Instructions for the task —
Go over the entries and report the lines where the word "intermediate" occurs.

··· Given records

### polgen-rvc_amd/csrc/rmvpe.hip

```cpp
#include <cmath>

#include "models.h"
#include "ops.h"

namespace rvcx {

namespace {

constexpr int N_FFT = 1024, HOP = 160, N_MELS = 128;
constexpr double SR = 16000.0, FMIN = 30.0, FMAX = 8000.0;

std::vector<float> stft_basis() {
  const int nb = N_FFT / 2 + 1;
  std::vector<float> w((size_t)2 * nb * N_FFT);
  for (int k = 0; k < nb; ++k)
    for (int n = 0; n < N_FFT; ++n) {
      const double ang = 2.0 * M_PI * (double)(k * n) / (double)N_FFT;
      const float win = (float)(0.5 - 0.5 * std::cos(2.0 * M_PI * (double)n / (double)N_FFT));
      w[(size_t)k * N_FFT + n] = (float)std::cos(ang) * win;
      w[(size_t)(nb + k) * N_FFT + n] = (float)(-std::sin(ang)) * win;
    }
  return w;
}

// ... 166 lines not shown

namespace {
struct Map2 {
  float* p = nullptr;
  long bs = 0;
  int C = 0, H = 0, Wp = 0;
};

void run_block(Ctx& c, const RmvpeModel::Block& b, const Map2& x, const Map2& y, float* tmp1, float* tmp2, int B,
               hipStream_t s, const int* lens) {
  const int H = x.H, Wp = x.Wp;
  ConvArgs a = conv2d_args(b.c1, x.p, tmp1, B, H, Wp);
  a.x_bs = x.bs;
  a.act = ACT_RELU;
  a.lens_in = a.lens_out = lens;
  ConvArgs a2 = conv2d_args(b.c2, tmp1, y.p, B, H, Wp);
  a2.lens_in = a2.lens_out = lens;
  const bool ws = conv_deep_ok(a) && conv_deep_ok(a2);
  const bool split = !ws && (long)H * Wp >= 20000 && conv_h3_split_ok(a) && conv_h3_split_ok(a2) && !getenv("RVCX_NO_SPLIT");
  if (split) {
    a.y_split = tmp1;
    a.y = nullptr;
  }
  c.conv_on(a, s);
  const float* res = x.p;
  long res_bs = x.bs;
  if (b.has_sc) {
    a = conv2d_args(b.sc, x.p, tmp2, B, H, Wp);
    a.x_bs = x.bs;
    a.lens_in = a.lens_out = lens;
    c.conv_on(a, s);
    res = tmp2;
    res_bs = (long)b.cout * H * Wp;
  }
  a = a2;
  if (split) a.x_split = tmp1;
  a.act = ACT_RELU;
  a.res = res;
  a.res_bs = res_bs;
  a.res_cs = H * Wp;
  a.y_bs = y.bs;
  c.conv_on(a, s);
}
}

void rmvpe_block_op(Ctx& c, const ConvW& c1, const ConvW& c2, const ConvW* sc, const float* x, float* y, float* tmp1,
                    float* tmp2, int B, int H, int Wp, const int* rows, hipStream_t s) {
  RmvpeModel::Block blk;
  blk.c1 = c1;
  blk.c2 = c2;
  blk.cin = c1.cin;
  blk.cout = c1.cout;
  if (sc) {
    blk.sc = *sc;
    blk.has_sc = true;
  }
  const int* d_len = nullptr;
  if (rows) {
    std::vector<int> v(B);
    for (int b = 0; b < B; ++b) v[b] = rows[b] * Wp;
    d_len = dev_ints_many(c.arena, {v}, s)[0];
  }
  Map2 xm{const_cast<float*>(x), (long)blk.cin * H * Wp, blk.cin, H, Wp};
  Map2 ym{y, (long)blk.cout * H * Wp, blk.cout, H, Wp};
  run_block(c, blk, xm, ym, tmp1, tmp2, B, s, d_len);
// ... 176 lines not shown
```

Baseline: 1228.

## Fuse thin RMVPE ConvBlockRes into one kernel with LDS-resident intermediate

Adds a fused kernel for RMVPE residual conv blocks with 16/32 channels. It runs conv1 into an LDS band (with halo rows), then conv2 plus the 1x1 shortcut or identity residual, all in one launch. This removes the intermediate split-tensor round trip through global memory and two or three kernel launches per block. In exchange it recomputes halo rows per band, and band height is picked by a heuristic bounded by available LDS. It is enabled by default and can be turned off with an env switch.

······
··· Given records

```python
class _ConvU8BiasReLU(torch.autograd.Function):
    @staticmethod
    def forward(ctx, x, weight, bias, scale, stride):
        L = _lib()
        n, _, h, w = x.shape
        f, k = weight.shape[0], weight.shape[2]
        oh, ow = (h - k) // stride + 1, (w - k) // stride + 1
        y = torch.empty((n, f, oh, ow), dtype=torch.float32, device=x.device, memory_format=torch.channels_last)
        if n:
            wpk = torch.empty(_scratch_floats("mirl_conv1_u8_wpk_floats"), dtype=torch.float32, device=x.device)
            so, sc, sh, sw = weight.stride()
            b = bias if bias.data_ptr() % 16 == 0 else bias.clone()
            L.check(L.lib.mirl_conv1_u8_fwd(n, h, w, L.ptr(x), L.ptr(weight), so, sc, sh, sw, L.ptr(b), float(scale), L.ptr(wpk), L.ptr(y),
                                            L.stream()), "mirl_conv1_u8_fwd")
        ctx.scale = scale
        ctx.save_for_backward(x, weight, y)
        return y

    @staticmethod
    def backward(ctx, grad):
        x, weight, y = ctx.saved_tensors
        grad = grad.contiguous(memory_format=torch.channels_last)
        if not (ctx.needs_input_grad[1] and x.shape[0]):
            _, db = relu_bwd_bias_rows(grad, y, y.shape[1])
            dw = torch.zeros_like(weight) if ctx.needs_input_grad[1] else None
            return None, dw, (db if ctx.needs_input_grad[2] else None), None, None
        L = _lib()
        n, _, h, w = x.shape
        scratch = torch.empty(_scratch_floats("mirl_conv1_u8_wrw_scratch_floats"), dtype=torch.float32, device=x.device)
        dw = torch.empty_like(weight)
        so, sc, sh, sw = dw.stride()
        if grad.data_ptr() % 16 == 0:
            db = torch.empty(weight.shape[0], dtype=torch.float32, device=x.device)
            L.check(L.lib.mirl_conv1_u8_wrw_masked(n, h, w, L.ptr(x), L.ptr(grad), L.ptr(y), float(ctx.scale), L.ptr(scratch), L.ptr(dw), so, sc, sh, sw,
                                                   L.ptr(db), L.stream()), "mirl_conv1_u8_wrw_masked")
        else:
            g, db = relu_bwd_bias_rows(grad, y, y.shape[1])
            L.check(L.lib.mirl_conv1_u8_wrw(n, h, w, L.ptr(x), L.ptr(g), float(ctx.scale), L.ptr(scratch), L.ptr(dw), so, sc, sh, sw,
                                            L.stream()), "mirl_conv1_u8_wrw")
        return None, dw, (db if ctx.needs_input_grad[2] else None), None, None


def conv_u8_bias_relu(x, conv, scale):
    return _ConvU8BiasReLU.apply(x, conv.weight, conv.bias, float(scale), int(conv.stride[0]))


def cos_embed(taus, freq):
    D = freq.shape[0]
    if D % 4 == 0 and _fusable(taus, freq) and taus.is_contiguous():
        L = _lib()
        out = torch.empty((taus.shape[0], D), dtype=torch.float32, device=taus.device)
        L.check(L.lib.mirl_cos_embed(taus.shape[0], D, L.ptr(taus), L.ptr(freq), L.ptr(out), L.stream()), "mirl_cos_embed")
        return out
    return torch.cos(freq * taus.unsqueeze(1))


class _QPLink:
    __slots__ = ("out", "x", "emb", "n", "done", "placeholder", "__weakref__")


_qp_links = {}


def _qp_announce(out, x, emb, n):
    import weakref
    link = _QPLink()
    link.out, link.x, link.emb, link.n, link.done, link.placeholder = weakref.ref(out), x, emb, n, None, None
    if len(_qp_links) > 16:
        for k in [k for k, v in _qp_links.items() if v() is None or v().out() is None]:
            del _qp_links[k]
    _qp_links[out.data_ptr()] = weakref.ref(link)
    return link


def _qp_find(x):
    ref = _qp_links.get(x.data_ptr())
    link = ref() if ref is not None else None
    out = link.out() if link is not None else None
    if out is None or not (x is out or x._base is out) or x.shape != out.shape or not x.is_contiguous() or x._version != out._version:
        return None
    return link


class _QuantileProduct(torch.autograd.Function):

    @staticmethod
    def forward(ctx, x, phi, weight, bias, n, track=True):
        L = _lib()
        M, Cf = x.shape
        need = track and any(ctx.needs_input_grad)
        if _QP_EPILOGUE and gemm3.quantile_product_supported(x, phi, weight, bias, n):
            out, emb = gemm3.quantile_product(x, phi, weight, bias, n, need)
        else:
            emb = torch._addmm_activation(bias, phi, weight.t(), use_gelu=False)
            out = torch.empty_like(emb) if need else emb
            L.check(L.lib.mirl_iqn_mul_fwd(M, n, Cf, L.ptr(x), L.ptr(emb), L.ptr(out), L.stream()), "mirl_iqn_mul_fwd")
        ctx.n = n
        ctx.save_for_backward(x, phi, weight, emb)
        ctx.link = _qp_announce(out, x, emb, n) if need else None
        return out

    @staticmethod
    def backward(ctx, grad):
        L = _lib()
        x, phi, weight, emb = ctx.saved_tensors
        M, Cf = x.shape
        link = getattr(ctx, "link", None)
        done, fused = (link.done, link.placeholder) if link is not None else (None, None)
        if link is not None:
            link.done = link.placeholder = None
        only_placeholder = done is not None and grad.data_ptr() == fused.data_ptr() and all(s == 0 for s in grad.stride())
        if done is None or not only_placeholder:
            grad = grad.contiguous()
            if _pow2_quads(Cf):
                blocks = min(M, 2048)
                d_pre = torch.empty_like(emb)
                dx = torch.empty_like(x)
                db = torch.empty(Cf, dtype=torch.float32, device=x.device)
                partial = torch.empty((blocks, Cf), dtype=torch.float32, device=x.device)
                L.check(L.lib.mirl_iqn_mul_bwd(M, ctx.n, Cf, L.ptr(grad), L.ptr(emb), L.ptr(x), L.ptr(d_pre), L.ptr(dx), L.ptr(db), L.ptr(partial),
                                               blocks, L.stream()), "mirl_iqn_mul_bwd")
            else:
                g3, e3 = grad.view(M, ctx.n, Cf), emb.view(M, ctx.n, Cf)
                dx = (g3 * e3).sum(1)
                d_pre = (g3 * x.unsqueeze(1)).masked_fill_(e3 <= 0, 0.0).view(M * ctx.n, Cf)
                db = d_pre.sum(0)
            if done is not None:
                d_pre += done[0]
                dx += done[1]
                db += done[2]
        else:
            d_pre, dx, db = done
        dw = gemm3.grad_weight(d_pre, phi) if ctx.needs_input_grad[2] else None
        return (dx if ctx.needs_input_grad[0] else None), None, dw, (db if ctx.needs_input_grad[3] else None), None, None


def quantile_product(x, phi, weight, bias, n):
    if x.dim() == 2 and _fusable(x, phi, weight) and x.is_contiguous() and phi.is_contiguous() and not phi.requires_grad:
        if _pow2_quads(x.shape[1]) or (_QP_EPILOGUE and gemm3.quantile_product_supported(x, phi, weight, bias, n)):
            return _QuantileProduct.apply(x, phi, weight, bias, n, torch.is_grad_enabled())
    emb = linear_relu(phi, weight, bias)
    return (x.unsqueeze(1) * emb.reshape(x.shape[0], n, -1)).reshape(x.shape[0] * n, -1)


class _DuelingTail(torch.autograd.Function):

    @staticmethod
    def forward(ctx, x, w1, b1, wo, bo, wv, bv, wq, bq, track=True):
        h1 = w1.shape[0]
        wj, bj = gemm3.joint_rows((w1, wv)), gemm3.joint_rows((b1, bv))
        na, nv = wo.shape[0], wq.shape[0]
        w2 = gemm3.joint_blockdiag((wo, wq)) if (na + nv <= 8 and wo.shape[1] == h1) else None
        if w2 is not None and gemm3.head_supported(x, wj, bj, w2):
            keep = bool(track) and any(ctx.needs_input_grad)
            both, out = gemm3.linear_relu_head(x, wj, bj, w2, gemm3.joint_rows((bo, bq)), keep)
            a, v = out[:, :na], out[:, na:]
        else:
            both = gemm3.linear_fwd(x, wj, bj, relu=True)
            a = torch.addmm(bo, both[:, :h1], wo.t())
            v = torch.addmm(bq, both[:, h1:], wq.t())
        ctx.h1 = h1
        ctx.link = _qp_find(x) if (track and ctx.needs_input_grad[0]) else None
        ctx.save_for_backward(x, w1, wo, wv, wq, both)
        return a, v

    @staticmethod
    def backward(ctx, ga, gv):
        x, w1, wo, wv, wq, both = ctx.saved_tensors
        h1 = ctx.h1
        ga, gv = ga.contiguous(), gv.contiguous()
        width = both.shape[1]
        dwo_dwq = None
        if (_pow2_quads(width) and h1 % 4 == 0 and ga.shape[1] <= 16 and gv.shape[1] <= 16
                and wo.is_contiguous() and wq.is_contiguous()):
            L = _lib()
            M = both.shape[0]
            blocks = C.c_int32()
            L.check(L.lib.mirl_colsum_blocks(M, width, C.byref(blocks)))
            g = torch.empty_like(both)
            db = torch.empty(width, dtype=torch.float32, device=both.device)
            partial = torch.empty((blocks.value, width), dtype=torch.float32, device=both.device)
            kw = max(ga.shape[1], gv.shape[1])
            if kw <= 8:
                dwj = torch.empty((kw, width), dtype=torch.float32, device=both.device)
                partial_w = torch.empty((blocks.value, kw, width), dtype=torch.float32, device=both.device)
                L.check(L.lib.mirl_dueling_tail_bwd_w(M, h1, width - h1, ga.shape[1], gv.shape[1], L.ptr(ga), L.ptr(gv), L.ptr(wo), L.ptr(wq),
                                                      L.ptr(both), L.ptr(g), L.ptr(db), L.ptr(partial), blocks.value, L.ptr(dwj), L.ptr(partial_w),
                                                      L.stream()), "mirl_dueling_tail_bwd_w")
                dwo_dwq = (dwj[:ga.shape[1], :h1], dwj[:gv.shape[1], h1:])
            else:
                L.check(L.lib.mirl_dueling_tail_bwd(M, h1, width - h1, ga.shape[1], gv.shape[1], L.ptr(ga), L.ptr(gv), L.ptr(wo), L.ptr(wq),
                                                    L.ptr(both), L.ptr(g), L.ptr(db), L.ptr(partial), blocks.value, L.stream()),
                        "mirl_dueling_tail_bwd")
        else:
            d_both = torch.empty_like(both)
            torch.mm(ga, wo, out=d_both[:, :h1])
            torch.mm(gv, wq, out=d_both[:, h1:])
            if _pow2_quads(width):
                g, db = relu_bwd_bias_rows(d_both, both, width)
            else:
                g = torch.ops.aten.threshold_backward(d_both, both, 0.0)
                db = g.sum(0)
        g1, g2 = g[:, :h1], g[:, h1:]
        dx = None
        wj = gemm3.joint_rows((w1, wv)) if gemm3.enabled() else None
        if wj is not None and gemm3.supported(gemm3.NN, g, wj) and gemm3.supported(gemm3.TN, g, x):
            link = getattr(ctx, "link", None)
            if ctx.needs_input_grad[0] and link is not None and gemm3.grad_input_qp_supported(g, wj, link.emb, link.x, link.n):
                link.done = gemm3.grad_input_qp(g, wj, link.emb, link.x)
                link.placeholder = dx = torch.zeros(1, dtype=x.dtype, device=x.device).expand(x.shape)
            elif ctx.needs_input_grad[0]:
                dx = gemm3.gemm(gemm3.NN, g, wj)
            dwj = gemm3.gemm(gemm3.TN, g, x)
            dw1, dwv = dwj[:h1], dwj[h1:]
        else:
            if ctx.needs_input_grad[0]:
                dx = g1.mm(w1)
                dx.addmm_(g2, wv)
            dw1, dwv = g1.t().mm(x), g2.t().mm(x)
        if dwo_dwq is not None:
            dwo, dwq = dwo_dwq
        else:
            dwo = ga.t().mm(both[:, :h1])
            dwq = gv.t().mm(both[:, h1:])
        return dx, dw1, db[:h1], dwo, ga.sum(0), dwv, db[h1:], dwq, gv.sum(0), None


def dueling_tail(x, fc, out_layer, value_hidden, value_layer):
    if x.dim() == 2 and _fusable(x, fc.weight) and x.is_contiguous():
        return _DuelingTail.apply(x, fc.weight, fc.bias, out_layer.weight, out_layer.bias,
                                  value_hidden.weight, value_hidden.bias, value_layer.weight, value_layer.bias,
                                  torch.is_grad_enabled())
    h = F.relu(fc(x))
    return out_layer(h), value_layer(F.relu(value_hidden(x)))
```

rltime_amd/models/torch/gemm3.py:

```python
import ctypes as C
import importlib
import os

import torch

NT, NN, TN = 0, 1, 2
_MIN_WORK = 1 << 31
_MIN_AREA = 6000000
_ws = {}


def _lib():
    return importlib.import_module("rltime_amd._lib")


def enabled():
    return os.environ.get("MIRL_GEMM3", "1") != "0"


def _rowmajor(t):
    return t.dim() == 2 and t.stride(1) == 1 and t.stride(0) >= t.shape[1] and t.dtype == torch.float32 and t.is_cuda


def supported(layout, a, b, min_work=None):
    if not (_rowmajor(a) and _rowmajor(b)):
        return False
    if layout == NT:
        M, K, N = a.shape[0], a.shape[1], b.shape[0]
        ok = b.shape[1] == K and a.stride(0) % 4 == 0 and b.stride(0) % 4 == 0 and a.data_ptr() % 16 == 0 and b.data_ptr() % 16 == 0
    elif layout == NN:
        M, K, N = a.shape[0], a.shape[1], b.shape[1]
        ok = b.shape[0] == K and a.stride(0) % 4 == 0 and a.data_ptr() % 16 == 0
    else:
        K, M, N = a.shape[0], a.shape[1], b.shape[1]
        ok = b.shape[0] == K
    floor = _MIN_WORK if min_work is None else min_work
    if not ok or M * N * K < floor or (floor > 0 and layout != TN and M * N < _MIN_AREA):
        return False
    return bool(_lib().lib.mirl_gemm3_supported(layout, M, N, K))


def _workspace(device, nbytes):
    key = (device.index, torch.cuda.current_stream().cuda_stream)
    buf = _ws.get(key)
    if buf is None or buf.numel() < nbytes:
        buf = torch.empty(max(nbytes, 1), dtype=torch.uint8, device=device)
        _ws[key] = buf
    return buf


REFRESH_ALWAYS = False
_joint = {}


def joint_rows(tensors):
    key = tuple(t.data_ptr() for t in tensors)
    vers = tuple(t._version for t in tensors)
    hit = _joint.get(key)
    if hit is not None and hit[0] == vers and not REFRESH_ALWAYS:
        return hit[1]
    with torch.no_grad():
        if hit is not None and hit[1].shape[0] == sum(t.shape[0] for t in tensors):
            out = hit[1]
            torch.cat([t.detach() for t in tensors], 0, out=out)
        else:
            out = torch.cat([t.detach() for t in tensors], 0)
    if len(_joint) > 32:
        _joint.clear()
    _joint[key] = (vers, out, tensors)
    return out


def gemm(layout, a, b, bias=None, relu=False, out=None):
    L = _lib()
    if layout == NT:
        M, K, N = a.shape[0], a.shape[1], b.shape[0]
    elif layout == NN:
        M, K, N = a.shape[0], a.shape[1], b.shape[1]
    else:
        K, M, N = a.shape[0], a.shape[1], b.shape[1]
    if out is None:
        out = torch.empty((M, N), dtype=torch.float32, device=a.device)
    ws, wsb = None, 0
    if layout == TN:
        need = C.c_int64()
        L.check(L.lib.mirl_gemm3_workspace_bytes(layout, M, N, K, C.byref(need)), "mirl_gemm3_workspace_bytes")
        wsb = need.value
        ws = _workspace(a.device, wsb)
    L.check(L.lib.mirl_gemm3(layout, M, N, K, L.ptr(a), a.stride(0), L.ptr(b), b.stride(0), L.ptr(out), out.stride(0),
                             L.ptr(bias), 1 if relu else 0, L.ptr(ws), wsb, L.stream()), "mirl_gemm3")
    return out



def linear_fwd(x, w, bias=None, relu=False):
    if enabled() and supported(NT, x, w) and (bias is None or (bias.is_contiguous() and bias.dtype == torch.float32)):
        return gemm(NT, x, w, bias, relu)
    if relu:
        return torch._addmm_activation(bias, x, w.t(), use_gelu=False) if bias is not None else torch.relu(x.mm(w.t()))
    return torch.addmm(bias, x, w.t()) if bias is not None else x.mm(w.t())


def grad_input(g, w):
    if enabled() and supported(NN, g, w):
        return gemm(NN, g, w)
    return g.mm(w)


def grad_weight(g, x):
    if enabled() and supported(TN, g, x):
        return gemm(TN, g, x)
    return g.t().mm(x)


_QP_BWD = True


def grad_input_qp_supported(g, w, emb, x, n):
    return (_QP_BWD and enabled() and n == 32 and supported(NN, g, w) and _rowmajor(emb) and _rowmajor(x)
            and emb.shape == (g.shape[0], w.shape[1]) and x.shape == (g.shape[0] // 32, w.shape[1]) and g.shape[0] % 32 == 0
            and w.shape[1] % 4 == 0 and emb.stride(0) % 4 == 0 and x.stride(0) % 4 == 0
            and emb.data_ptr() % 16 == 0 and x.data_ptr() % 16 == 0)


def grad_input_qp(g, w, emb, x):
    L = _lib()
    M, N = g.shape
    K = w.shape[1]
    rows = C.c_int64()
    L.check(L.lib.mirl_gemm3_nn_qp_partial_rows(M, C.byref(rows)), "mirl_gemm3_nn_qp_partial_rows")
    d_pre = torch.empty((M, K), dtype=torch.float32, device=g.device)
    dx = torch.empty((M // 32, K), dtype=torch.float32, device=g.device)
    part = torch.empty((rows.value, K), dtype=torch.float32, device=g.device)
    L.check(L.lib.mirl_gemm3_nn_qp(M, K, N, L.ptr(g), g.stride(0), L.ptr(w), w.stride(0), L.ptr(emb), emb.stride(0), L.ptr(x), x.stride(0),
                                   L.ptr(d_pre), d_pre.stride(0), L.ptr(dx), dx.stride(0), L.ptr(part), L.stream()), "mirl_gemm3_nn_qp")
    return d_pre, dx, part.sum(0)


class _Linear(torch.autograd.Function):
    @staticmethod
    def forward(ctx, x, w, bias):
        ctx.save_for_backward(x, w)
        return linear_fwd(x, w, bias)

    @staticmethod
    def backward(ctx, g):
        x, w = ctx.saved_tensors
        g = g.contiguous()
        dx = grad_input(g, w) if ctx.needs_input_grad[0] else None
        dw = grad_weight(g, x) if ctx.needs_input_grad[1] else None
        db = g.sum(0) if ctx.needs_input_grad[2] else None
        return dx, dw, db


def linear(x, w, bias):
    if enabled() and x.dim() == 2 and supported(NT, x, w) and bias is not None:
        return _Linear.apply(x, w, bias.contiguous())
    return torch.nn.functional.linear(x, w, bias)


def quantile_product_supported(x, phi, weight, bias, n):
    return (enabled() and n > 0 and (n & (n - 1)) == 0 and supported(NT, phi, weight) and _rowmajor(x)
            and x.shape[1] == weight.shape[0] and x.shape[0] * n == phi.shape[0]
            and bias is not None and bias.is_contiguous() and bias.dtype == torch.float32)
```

······

Final answer —
## Fuse thin RMVPE ConvBlockRes into one kernel with LDS-resident intermediate
Adds a fused kernel for RMVPE residual conv blocks with 16/32 channels. It runs conv1 into an LDS band (with halo rows), then conv2 plus the 1x1 shortcut or identity residual, all in one launch. This removes the intermediate split-tensor round trip through global memory and two or three kernel launches per block. In exchange it recomputes halo rows per band, and band height is picked by a heuristic bounded by available LDS. It is enabled by default and can be turned off with an env switch.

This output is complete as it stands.